First, finding out where the ZFS file systems are mounted:
df -h mount zfs list
This showed nothing! No ZFS file systems were currently mounted. I tried another instance and saw the same thing. Huh?
Ah, but containers may have been created previously and since destroyed, hence no remaining file systems now. How can I tell if ZFS has ever been used?
I know, arcstats! The kernel counters that track ZFS statistics, including ARC hits and misses. Viewing them:
# cat /proc/spl/kstat/zfs/arcstats name type data hits 4 0 misses 4 0 demand_data_hits 4 0 demand_data_misses 4 0 demand_metadata_hits 4 0 demand_metadata_misses 4 0 prefetch_data_hits 4 0 prefetch_data_misses 4 0 prefetch_metadata_hits 4 0 prefetch_metadata_misses 4 0 mru_hits 4 0 mru_ghost_hits 4 0 mfu_hits 4 0 mfu_ghost_hits 4 0 deleted 4 0 mutex_miss 4 0 evict_skip 4 0 evict_not_enough 4 0 evict_l2_cached 4 0 evict_l2_eligible 4 0 [...]
Unbelievable! All the counters were zero! ZFS really wasn't in use, ever! But at the same time, it was eating over 30% of CPU capacity! Whaaat??
The customer had been right all along. ZFS was straight up eating CPU, and for no reason.
How can a file system that's not in use at all consume 38% CPU? I'd never seen this before. This was a mystery.
I took a closer look at the flame graph and the paths involved, and saw that the CPU code paths led to get_random_bytes() and extract_entropy(). These were new to me. Browsing the source code and change history I found the culprit.
The ARC contains lists of cached buffers for different memory types. A performance feature ("multilist") had been added that split the ARC lists into one per CPU, to reduce lock contention on multi-CPU systems. Sounds good, as that should improve performance. But what happens when you want to evict some memory? You need to pick one of those CPU lists. Which one? You could go through them in a round-robin fashion, but the developer thought it better to pick one at random.

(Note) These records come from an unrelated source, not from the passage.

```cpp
extern "C" size_t recon_sgemm_hx2_tn_workspace_bytes(int32_t M, int32_t N, int32_t K) {
    using namespace recon;
    if (M <= 0 || N <= 0 || K <= 0) return kHdr;
    const int sk = bx3_kmajor_splits(K, bx3_kmajor_split_k(M, N, K, 1));
    return kHdr + hx2_planes_bytes(K, M) + hx2_planes_bytes(K, N) + static_cast<size_t>(sk) * M * N * sizeof(float) + 256;
}

static int hx2_tn(int32_t M, int32_t N, int32_t K, const float* A, int32_t lda, const float* B, int32_t ldb, float* C_, int32_t ldc,
                  void* workspace, bool split, recon_stream_t stream) {
    using namespace recon;
    if (M < 0 || N < 0 || K < 0) return RECON_ERR_INVALID;
    if (M == 0 || N == 0) return RECON_OK;
    if (!C_ || !workspace || (reinterpret_cast<uintptr_t>(workspace) & 255)) return RECON_ERR_INVALID;
    hipStream_t st = as_stream(stream);
    char* ws = static_cast<char*>(workspace);
    uint32_t* slots = reinterpret_cast<uint32_t*>(ws);
    const Hx2Scale sa{slots + 0, nullptr, 1.f}, sb{slots + kHx2QuantityWords, nullptr, 1.f};
    char* ap = ws + kHdr;
    char* bp = ap + hx2_planes_bytes(K, M);
    float* partial = reinterpret_cast<float*>(bp + hx2_planes_bytes(K, N));
    const int64_t Mp = hx2_kp(M), Np = hx2_kp(N);
    int rc = RECON_OK;
    if (split) {
        if (!A || !B) return RECON_ERR_INVALID;
        if (hipMemsetAsync(ws, 0, kHdr, st) != hipSuccess) return RECON_ERR_LAUNCH;
        rc = hx2_amax(A, K, M, lda, slots + 0, st);
        if (rc == RECON_OK) rc = hx2_amax(B, K, N, ldb, slots + kHx2QuantityWords, st);
        if (rc == RECON_OK) rc = hx2_split_planes(A, lda, 0, false, K, M, 1, ap, sa, st);
        if (rc == RECON_OK) rc = hx2_split_planes(B, ldb, 0, false, K, N, 1, bp, sb, st);
        if (rc != RECON_OK) return rc;
    }
    const int sk = bx3_kmajor_splits(K, bx3_kmajor_split_k(M, N, K, 1));
    rc = gemm_hx2_kmajor_batched(M, N, K, ap, Mp, static_cast<int64_t>(K) * Mp, 0, bp, Np, static_cast<int64_t>(K) * Np, 0, 1, sk, partial,
                                 ws + kHx2ZeroPageOffset, sa, sb, st);
    if (rc != RECON_OK) return rc;
    return splitk_reduce(partial, sk, M, N, plain_output(C_, ldc), 0, 1, GEMM_EPI_NONE, false, st);
}

extern "C" int recon_sgemm_hx2_tn(int32_t M, int32_t N, int32_t K, const float* A, int32_t lda, const float* B, int32_t ldb, float* C_,
                                  int32_t ldc, void* workspace, recon_stream_t stream) {
    return hx2_tn(M, N, K, A, lda, B, ldb, C_, ldc, workspace, true, stream);
}
extern "C" int recon_sgemm_hx2_tn_presplit(int32_t M, int32_t N, int32_t K, float* C_, int32_t ldc, void* workspace, recon_stream_t stream) {
    return hx2_tn(M, N, K, nullptr, 0, nullptr, 0, C_, ldc, workspace, false, stream);
}
```

### recon_amd/csrc/gemm_tile16.h

```cpp
#pragma once
#include "gemm_common.h"

namespace recon {

constexpr int BM = 128, BN = 208, BK = 32, NT = 256, TN = 13;
using bf16x8 = __attribute__((ext_vector_type(8))) __bf16;
using f16x8 = __attribute__((ext_vector_type(8))) _Float16;
using f32x4 = __attribute__((ext_vector_type(4))) float;
using u32x4 = __attribute__((ext_vector_type(4))) uint32_t;
using i16x4 = __attribute__((ext_vector_type(4))) short;

constexpr int B_PLANE = BN * 64;
constexpr int KB_SLOTS = 28;
constexpr int KA_PLANE = BK * 256, KB_PLANE = BK * KB_SLOTS * 16;


__device__ __forceinline__ int lds_off(int row, int kq) { return row * 64 + (((kq + 2 * (row >> 3)) & 3) << 4); }

template <int T>
__device__ __forceinline__ int b_image_src(int slot, int n0, int N, int64_t b_plane, int64_t b_row) {
    const int s = min(slot, T * B_PLANE / 16 - 1);
    const int plane = T == 1 ? 0 : s / (BN * 4), rem = T == 1 ? s : s % (BN * 4), rowL = rem >> 2, pslot = rem & 3;
    const int kq = (pslot - 2 * (rowL >> 3)) & 3;
    const int j = rowL >> 4, rho = rowL & 15;
// ... 35 lines not shown
                        *reinterpret_cast<float4*>(crow + minor_off(C.Dseg, C.Sseg, col)) =
                            make_float4(fin(acc[i][4 * q][r]), fin(acc[i][4 * q + 1][r]), fin(acc[i][4 * q + 2][r]), fin(acc[i][4 * q + 3][r]));
                } else {
#pragma unroll
                    for (int jj = 0; jj < 4; ++jj)
                        if (col + jj < N) crow[minor_off(C.Dseg, C.Sseg, col + jj)] = fin(acc[i][4 * q + jj][r]);
                }
            }
            const int col = n0 + 192 + li;
            if (col < N) crow[minor_off(C.Dseg, C.Sseg, col)] = fin(acc[i][12][r]);
        }
}
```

Cryptographically-secure random.
The kicker was that ZFS wasn't even in use. The ARC was detecting low system memory and then adjusting its size accordingly, at which point it'd discover it was zero size already and didn't need to do anything. But this was after randomly selecting a zero-sized list, using a CPU-expensive random number generator.
I filed this as ZFS issue #6531. I believe the first fix was to have the arc_reclaim_thread bail out earlier if ZFS wasn't in use, and not enter list selection. The ARC has since had many changes, and I haven't heard of this issue again.